→ Description of the task
Reply with nothing but how many lines in the entries below include "bool".

════════════════════

@@ -444,14 +471,15 @@
 #define COR_BAR() asm volatile("s_barrier" ::: "memory")
 #define COR_LGKM0() asm volatile("s_waitcnt lgkmcnt(0)" ::: "memory")
 
-template <typename TO, bool M16>
+template <typename TO, bool M16, bool RB = false>
 __global__ void __launch_bounds__(512, 1) gemm_pp(const GemmArgs g) {
   constexpr int BM = 256, BN = 256, HT = 16384, NSLOT = 10;
   constexpr int MI = 4, NJ = 2, WTM = 128, WTN = 64;
   constexpr int VW = sizeof(TO) == 2 ? 8 : 4;
   constexpr int NSTORE = MI * NJ * (32 / (64 / (32 / VW)));
   static_assert(NSTORE == 16 || NSTORE == 32, "counted waits below");
-  constexpr bool CT = sizeof(TO) == 2 && !M16;
+  static_assert(!RB || (sizeof(TO) == 2 && !M16), "RB: bf16 C + fp32 residual, 32x32 MFMAs");
+  constexpr bool CT = sizeof(TO) == 2 && !M16 && !RB;
   extern __shared__ __attribute__((aligned(16))) char smem[];
   const int tid = threadIdx.x, lane = tid & 63, wave = tid >> 6;
   const int wr = wave >> 2, wc = wave & 3;
@@ -678,6 +706,8 @@
     if constexpr (CT) {                                                                                         \
       if (g.nt_c) epilogue_ct16<MI, NJ, A_, true>(accv, pre, (char*)stg, g, crs, mb, nb, lane);                \
       else epilogue_ct16<MI, NJ, A_, false>(accv, pre, (char*)stg, g, crs, mb, nb, lane);                      \
+    } else if constexpr (RB) {                                                                                  \
+      epilogue_buf_ct<TO, MI, NJ, A_, true, false>(fill, pre, bias_col, stg, g, crs, mb, nb, lane, qi - 1);     \
     } else                                                                                                      \
     if (g.residual) epilogue_buf_ct<TO, MI, NJ, A_, true, false>(fill, pre, bias_col, stg, g, crs, mb, nb, lane, qi - 1);  \
     else if (sizeof(TO) == 2 && g.nt_c) epilogue_buf_ct<TO, MI, NJ, A_, false, sizeof(TO) == 2>(fill, pre, bias_col, stg, g, crs, mb, nb, lane); \
@@ -754,13 +784,13 @@
 }
 
 
-template <typename TA, typename TO, int BM, int BN, int WM, int WN, bool GLDS, int NBUF = 2>
+template <typename TA, typename TO, int BM, int BN, int WM, int WN, bool GLDS, int NBUF = 2, bool CONV = false>
 int launch_tile(GemmArgs g, hipStream_t s) {
   constexpr int LDS = NBUF * (BM + BN) * ROWB;
   g.tm = cdiv(g.M, BM); g.tn = cdiv(g.N, BN);
   static DevOnce once;
-  cor_max_dyn_lds((const void*)gemm_tile<TA, TO, BM, BN, WM, WN, GLDS, NBUF>, LDS, once);
-  hipLaunchKernelGGL((gemm_tile<TA, TO, BM, BN, WM, WN, GLDS, NBUF>), dim3(g.tm * g.tn), dim3(WM * WN * 64), LDS, s, g);
+  cor_max_dyn_lds((const void*)gemm_tile<TA, TO, BM, BN, WM, WN, GLDS, NBUF, CONV>, LDS, once);
+  hipLaunchKernelGGL((gemm_tile<TA, TO, BM, BN, WM, WN, GLDS, NBUF, CONV>), dim3(g.tm * g.tn), dim3(WM * WN * 64), LDS, s, g);
   COR_CHECK_LAUNCH();
   return 0;
 }
@@ -790,6 +820,7 @@
   g.bias = bias; g.col_scale = col_scale; g.residual = residual; g.ldr = ldr; g.res_row_mod = res_row_mod; g.act = act;
   g.dbg = g_gemm_dbg & 0x3fefff; g.rev = (cfg_arg & COR_ORDER_REVERSE) ? 1 : 0;
   g.order = 1;
+  g.conv_h = g.conv_w = 0;
   g.nt_c = (sizeof(TO) == 2 && !residual) ? 1 : 0;
   g.group_m = ((g_gemm_dbg >> 4) & 0xff) ? ((g_gemm_dbg >> 4) & 0xff) : 8;
   const auto al16 = [](const void* p) { return ((uintptr_t)p & 15) == 0; };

════════════════════

→ Task answer
6